Gazetteer

Wikipedia defines a Gazetteer as:

A gazetteer is a geographical dictionary or directory used in conjunction with a map or atlas.

This is exactly what you get from this package, the gazetteer data that is released under public domain from U.S. Census Bureau all nicely packaged as R data structures.

Some Core Concepts

Before diving into the data it will be helpful if you familiarize yourself with some core concepts related to the U.S. census data. Instead of repeating the information here, I’m simply linking to pages from the census bureau site. If you are new to this data I highly encourage you to read the links below.

Every geo data uses some kind of ID to uniquely determine a geographic entity. The links below will help you understand the various types of geo IDs in use. Understanding these types of IDs is essential to joining the gazetteer data with geo-spatial data from other sources.

The Data

The package contains one data.frame called state.areas.2010 and 6 lists, gazetteer.2010, gazetteer.2012, gazetteer.2013, gazetteer.2014, gazetteer.2015, and gazetteer.2016.

state.area.2010 contains state level gazetteer data, compiled from data from U.S. Census Bureau, and Wikipedia. In all the data.frame has 77 rows, 50 states + DC + Territories.
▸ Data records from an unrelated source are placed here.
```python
_vp, _i, _sz, _i64 = C.c_void_p, C.c_int, C.c_size_t, C.c_int64
_fp = C.POINTER(C.c_float)
SYMBOLS = [
    ("wis_version", _i, []),
    ("wis_last_error", C.c_char_p, []),
    ("wis_device_count", _i, []),
    ("wis_supported_compute_types", _i, [_i, C.c_char_p, _sz]),
    ("wis_audio_decode", _i, [_vp, _sz, C.POINTER(_fp), C.POINTER(_i64), C.POINTER(_i), C.POINTER(_i)]),
    ("wis_audio_free", None, [_fp]),
    ("wis_logmel", _i, [_i, _vp, _i64, C.POINTER(_i64), _i, _i, _vp, _i]),
    ("wis_melstream_create", _i, [_i, C.POINTER(_vp)]),
    ("wis_logmel_n", _i, [_i, _i, _vp, _i64, C.POINTER(_i64), _i, _i, _vp, _i]),
    ("wis_melstream_create_n", _i, [_i, _i, C.POINTER(_vp)]),
    ("wis_melstream_reset", _i, [_vp]),
    ("wis_melstream_feed", _i, [_vp, _vp, _i64]),
    ("wis_melstream_finish", _i, [_vp, _vp, C.POINTER(_vp)]),
    ("wis_melstream_samples", _i64, [_vp]),
    ("wis_melstream_tiles_done", _i, [_vp]),
    ("wis_melstream_destroy", None, [_vp]),
    ("wis_model_create", _i, [C.POINTER(Config), _vp, _sz, _i, C.POINTER(Tensor), _i, _i, C.POINTER(_vp)]),
    ("wis_model_destroy", None, [_vp]),
    ("wis_model_device_bytes", _sz, [_vp]),
    ("wis_model_clone", _i, [_vp, C.POINTER(_vp)]),
    ("wis_generate", _i, [_vp, _vp, _i, C.POINTER(C.c_int32), _i, C.POINTER(GenOpts), C.POINTER(C.c_int32), C.POINTER(C.c_int32), _fp]),
    ("wis_generate_draft", _i, [_vp, _vp, C.POINTER(C.c_int32), _i, C.POINTER(GenOpts), C.POINTER(C.c_int32), _i, C.POINTER(C.c_int32), C.POINTER(C.c_int32), _fp,
                                C.POINTER(C.c_int32)]),
    ("wis_generate_draft_beam", _i, [_vp, _vp, C.POINTER(C.c_int32), _i, C.POINTER(GenOpts), C.POINTER(C.c_int32), C.POINTER(C.c_int32), _i, C.POINTER(C.c_int32),
                                     C.POINTER(C.c_int32), _fp, C.POINTER(C.c_int32)]),
    ("wis_last_trajectory", _i, [_vp, _i, C.POINTER(C.c_int32), C.POINTER(C.c_int32), _i, C.POINTER(C.c_int32)]),
    ("wis_last_no_speech_prob", _i, [_vp, _i, _fp]),
    ("wis_detect_language", _i, [_vp, _vp, _i, _i, _fp]),
    ("wis_debug_encode", _i, [_vp, _vp, _i, _i, _fp]),
    ("wis_debug_logits", _i, [_vp, _vp, _i, _i, C.POINTER(C.c_int32), _i, _fp]),
    ("wis_debug_logits_rows", _i, [_vp, _vp, _i, _i, C.POINTER(C.c_int32), _i, _i, _fp]),
    ("wis_model_set_alignment_heads", _i, [_vp, C.POINTER(C.c_int32), _i]),
    ("wis_align", _i, [_vp, _vp, _i, _i, C.POINTER(C.c_int32), _i, C.POINTER(C.c_int32), C.POINTER(C.c_int32), C.POINTER(C.c_int32), _i,
                       C.POINTER(C.c_int32), C.POINTER(C.c_int32), C.POINTER(C.c_int32), _fp]),
    ("wis_debug_align_matrix", _i, [_vp, _vp, _i, _i, C.POINTER(C.c_int32), _i, C.POINTER(C.c_int32), C.POINTER(C.c_int32), C.POINTER(C.c_int32), _i, _fp]),
    ("wis_align_last_timing", _i, [_vp, _fp]),
    ("wis_op_dtw", _i, [_i, _vp, _i, _i, _vp, _vp, _vp]),
    ("wis_op_align_matrix", _i, [_i, _vp, _vp, _i, _i, _i, _i, _i, _vp]),
    ("wis_debug_tree_logits", _i, [_vp, _vp, _i, C.POINTER(C.c_int32), _i, _i, C.POINTER(C.c_int32), C.POINTER(C.c_int32), _i, _fp]),
    ("wis_debug_search", _i, [_vp, _vp, _i, _i, C.POINTER(GenOpts), C.POINTER(C.c_int32), C.POINTER(C.c_int32), _fp, C.POINTER(C.c_int32), C.POINTER(C.c_int32)]),
    ("wis_debug_handoff", _i, [_vp, _i, C.POINTER(_i), C.POINTER(_i)]),
    ("wis_last_timing", _i, [_vp, C.POINTER(Timing)]),
    ("wis_debug_phase_cycles", _i, [_vp, _i, _i, _i, C.POINTER(C.c_uint64)]),
    ("wis_debug_timeline", _i, [_vp, _i, _i, _i, _i, C.POINTER(C.c_uint64), _i]),
    ("wis_debug_sampling_cycles", _i, [_vp, C.POINTER(C.c_uint64)]),
    ("wis_bench_weight_stream", _i, [_vp, _i, _i, _fp, C.POINTER(_i), C.POINTER(C.c_double)]),
    ("wis_dev_alloc", _i, [_i, _sz, C.POINTER(_vp)]),
    ("wis_dev_free", _i, [_i, _vp]),
    ("wis_dev_h2d", _i, [_i, _vp, _vp, _sz]),
    ("wis_dev_d2h", _i, [_i, _vp, _vp, _sz]),
    ("wis_dev_sync", _i, [_i]),
    ("wis_dev_copy_peer", _i, [_i, _vp, _i, _vp, _sz]),
    ("wis_op_gemm", _i, [_i, _vp, _i, _vp, _vp, _vp, _vp, _i, _i, _i, _i]),
    ("wis_op_layernorm", _i, [_i, _vp, _vp, _vp, _vp, _i, _i]),
    ("wis_op_enc_attention", _i, [_i, _vp, _vp, _vp, _i, _i, _i, _i]),
    ("wis_op_enc_attention_ex", _i, [_i, _vp, _vp, _vp, _i, _i, _i, _i, _i]),
    ("wis_op_gemv", _i, [_i, _vp, _vp, _vp, _vp, _vp, _vp, _i, _i, _i, _i]),
    ("wis_op_gemv_cols", _i, [_i, _vp, _vp, _vp, _vp, _vp, _i, _i, _i, _i, _i]),
    ("wis_op_dec_self_attn", _i, [_i, _vp, _vp, _vp, _vp, _vp, _i, _i, _i, _i, _i, _i]),
    ("wis_op_dec_cross_attn", _i, [_i, _vp, _vp, _vp, _vp, _i, _i, _i, _i, _i]),
    ("wis_op_dec_cross_attn_folded", _i, [_i, _vp, _vp, _vp, _vp, _vp, _vp, _vp, _i, _i, _i, _i, _i]),
    ("wis_op_dec_cross_attn_stat", _i, [_i] + [_vp] * 8 + [_i] * 8),
    ("wis_op_dec_self_attn_ex", _i, [_i, _vp, _vp, _vp, _vp, _vp, _i, _i, _i, _i, _i, _i, _i, _i, _vp, _i, _i, _vp]),
    ("wis_op_gemv_qkv", _i, [_i] + [_vp] * 10 + [_i] * 3),
    ("wis_op_gemv_out_cq", _i, [_i] + [_vp] * 14 + [_i] * 3),
    ("wis_op_mel_to_image", _i, [_i, _vp, _vp, _i, _i]),
    ("wis_op_enc_conv", _i, [_i, _i, _vp, _vp, _i, _vp, _vp, _vp, _i, _i, _i, _i]),
    ("wis_op_enc_qkv", _i, [_i] + [_vp] * 5 + [_i] * 3),
    ("wis_op_enc_crosskv", _i, [_i] + [_vp] * 5 + [_i] * 4 + [_i64] * 2),
    ("wis_op_gemm_splitk_ln", _i, [_i] + [_vp] * 7 + [_i] * 4),
    ("wis_op_kv_reorder", _i, [_i, _vp, _vp, _i64, _i, _vp, _vp, _vp, _i, _i, _i, _i, _i]),
    ("wis_op_kv_gather", _i, [_i, _vp, _vp, _i64, _i, _vp, _vp, _i, _i, _i, _i]),
    ("wis_op_no_speech", _i, [_i, _vp, _i, _i, _i, _i, _i, _i, _vp]),
    ("wis_op_lang_probs", _i, [_i, _vp, _i, _vp, _i, _vp, _i]),
    ("wis_op_greedy_rows", _i, [_i, _vp, _i, _i, _i, _vp, _vp, _vp, _i, _i, _i, _i, _i, _vp, _vp, _vp]),
    ("wis_sv_create", _i, [C.POINTER(SvConfig), _vp, _sz, _i, C.POINTER(Tensor), _i, _i, C.POINTER(_vp)]),
    ("wis_sv_destroy", None, [_vp]),
    ("wis_sv_device_bytes", _sz, [_vp]),
    ("wis_sv_embed", _i, [_vp, _vp, _i64, _fp]),
    ("wis_sv_rel_buckets", _i, [_i, _i, _i, _i, C.POINTER(C.c_int32)]),
    ("wis_debug_sv_taps", _i, [_vp, _vp, _i64, _i, _i, _fp, _i64, C.POINTER(C.c_int32), C.POINTER(C.c_int32)]),
    ("wis_op_sv_conv0", _i, [_i, _vp, _i64, _vp, _vp, _vp, _vp]),
    ("wis_op_sv_posconv", _i, [_i, _vp, _vp, _vp, _vp, _i]),
    ("wis_op_sv_attention", _i, [_i, _vp, _vp, _vp, _vp, _vp, _vp, _i, _vp, _i]),
    ("wis_op_sv_layernorm", _i, [_i, _vp, _i, _vp, _vp, _vp, _vp, _vp, _vp, C.c_float, _i, _i, _i]),
    ("wis_op_sv_xvector_tail", _i, [_i, _vp, _i, _i, _i, _vp, _vp, _vp, _vp]),
]

_lib = None


def load():
    global _lib
    if _lib is not None:
        return _lib
    if not os.path.exists(LIB_PATH):
        raise WisError(-5, f"{LIB_PATH} is not built (run `python willow-inference-server_amd/build.py`); "
                           "there is no CPU fallback for the ASR path")
    lib = C.CDLL(LIB_PATH)
    for name, res, args in SYMBOLS:
        fn = getattr(lib, name)
        fn.restype = res
        fn.argtypes = args
    if lib.wis_version() != 1:
        raise WisError(-6, "ABI version mismatch")
    _lib = lib
    return lib


def check(rc):
    if rc != WIS_OK:
        raise WisError(rc, (load().wis_last_error() or b"").decode(errors="replace"))


def device_count():
    return load().wis_device_count()


def require_gpu():
    n = device_count()
    if n < 1:
        raise WisError(-5, "no HIP device visible: the wis_hip ASR path needs a gfx950 GPU (no CPU fallback)")
    return n


def ptr(a):
    assert a.flags["C_CONTIGUOUS"]
    return a.ctypes.data_as(C.c_void_p)


class DevBuf:

    def __init__(self, nbytes, device=0):
        self.device, self.nbytes = device, int(nbytes)
        p = C.c_void_p()
        check(load().wis_dev_alloc(device, self.nbytes, C.byref(p)))
        self.ptr = p

    @classmethod
    def from_numpy(cls, a, device=0):
        a = np.ascontiguousarray(a)
        b = cls(a.nbytes, device)
        check(load().wis_dev_h2d(device, b.ptr, ptr(a), a.nbytes))
        return b

    def to_numpy(self, dtype, shape):
        out = np.empty(shape, dtype=dtype)
        assert out.nbytes <= self.nbytes
        check(load().wis_dev_d2h(self.device, ptr(out), self.ptr, out.nbytes))
        return out

    def free(self):
        if self.ptr:
            load().wis_dev_free(self.device, self.ptr)
            self.ptr = None

    def __del__(self):
        try:
            self.free()
        except Exception:
            pass
```

Measured before the change: 151.3 x realtime.

## Fuse next-step token embedding into beam step and skip begin-bias after first step

The beam step kernel now writes the next decoder input rows (token embedding plus positional embedding, f32 and optional f16 copy) right after choosing tokens, so the following decoder forward skips its separate embed kernel launch. Loads for the embedding are issued before the alive/history bookkeeping to overlap latency. A specialized logit_stats variant for steps past the first drops the bias_begin loads. This adds work and register pressure to the single-block-per-batch beam step kernel, and it needs extra embed calls after the draft and tree paths reseed.

```diff
diff --git a/include/wis_hip.h b/include/wis_hip.h
--- a/include/wis_hip.h
+++ b/include/wis_hip.h
@@ -214,6 +214,9 @@
 int wis_op_lang_probs(int device, const float* logits, int ld, const int32_t* lang_ids, int n_lang, float* probs, int B);
 int wis_op_greedy_rows(int device, const float* logits, int n_vocab, int n_vocab_pad, int eot, const float* bias_all, const float* bias_begin,
                        const int32_t* step_u, int B, int beam, int lr_b, int lr_j, int lr_off, const int32_t* rowmap, int32_t* tok_out, float* lp_out);
+int wis_debug_tail_rows(wis_model_t* m, const float* logits, int n_steps, int B, int P, const wis_gen_opts_t* opts, int stats_form, const float* bias_begin,
+                        uint32_t fill_x, uint16_t fill_xh, int32_t* out_tok, int32_t* out_pos, int32_t* out_done, float* out_x, uint16_t* out_xh,
+                        float* out_st_max, float* out_st_sum, float* out_st_val, int32_t* out_st_idx);
 
 typedef struct wis_sv wis_sv_t;
 typedef struct {
diff --git a/willow-inference-server_amd/csrc/dec_kernels.hip b/willow-inference-server_amd/csrc/dec_kernels.hip
--- a/willow-inference-server_amd/csrc/dec_kernels.hip
+++ b/willow-inference-server_amd/csrc/dec_kernels.hip
@@ -1920,7 +1920,7 @@
 __device__ __forceinline__ bool better_b(float av, int ai, float bv, int bi) { return (av > bv) | ((av == bv) & (ai < bi)); }
 __device__ __forceinline__ void take_better(float& v, int& i, float ov, int oi) { const bool t = better_b(ov, oi, v, i); v = t ? ov : v; i = t ? oi : i; }
 
-template <bool TS>
+template <bool TS, bool BEGIN = true>
 __global__ __launch_bounds__(256) void logit_stats_kernel(const float* __restrict__ logits, const float* __restrict__ bias_all,
                                                           const float* __restrict__ bias_begin, const int* __restrict__ step_u,
                                                           float* __restrict__ st_max, float* __restrict__ st_sum,
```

Here’s a small sample of it.

State Type ISO3166 ANSI FIPS USPS USCG GNISID Total.Area.sqm IntPoint.Lat IntPoint.Long
Alabama State US-AL AL 01 AL AL 01779775 52420 32.73963 -86.84346
Alaska State US-AK AK 02 AK AK 01785533 665384 63.34619 -152.83707
Arizona State US-AZ AZ 04 AZ AZ 01779777 113990 34.20996 -111.60240
Arkansas State US-AR AR 05 AR AR 00068085 53179 34.89553 -92.44463
California State US-CA CA 06 CA CF 01779778 163695 37.14857 -119.54065
Colorado State US-CO CO 08 CO CL 01779779 104094 38.99358 -105.50777

You get various geo-IDs for each state including FIPS/GNISID/USPS/USCG as well as land and water areas and coordinates for an internal point in the state.

In addition to the state level data, the gazetteer.20* lists each contain data.frames for gazetteer data for each type of geographic entity. Each element of the list is assigned a name that indicates the data that element holds. The suffix of the list name is indicative of the year for which the data was relased. e.g. gazetteer.2015 contains data valid from 2015.

e.g. The names of data stored in the gazetteer.2016 list is shown below.

Data.Name
115th Congressional Districts
American Indian Reservations, Statistical Areas, and Alaska Native Village Statistical Areas
Census Tracts
Core Based Statistical Areas
Counties
County Subdivisions
Current American Indian, Alaska Native, and Hawaiian Home Lands Legal and Statistical Areas
Current American Indian Off-Reservation Trust Lands
Current Hawaiian Home Lands
Places
School Districts - Elementary
School Districts - Secondary
School Districts - Unified
State Legislative Districts - Lower Chamber
State Legislative Districts - Upper Chamber
Urban Areas
ZIP Code Tabulation Areas

You can retrieve the names of any list using the standard names(<list>) call. e.g. names(gazetteer.2014)

To retrieve information from any particular gazetteer simply reference it from the list by its name.

counties.2016 <- gazetteer.2016$Counties
knitr::kable(head(counties.2016[,c(1:4,9:12)]),  format = 'html')
USPS GEOID ANSICODE NAME INTPTLAT INTPTLONG ATOTAL ATOTAL_SQMI
AL 01001 00161526 Autauga County 32.53224 -86.64644 1565358957 604.388
AL 01003 00161527 Baldwin County 30.65922 -87.74607 5250714521 2027.312
AL 01005 00161528 Barbour County 31.87025 -85.40510 2342683357 904.515
AL 01007 00161529 Bibb County 33.01589 -87.12715 1621769533 626.169
AL 01009 00161530 Blount County 33.97736 -86.56644 1685119333 650.628
AL 01011 00161531 Bullock County 32.10176 -85.71726 1619114159 625.144

Using the Gazetteer Data

While the data on its own is not very useful, it is very much useful when working with geo-spatial data obtained from other sources. It allows you to map names of geographic entities (states,counties, congressional districts etc.) to their corresponding geoids. It also gives you some useful data like land/water/total area of each entity as well as latitude/longitude values of an internal point in that said entity. These can be used to normalize geo-data by area (using the land/water/total area) or place labels/markers on geographic entities when mapping them.

Lastly this is perhaps the authoritative source of data of this kind. So while there are other packages that offer similar data, none offer so much comprehensive data in one place. This package along with the acs package, which allows you to query dynamic census data, and the tigris package which allows you to pull census shapefiles, provide comprehensive resources for any need you may have when it comes to obtaining/analyzing/plotting data from the U.S. Census Bureau.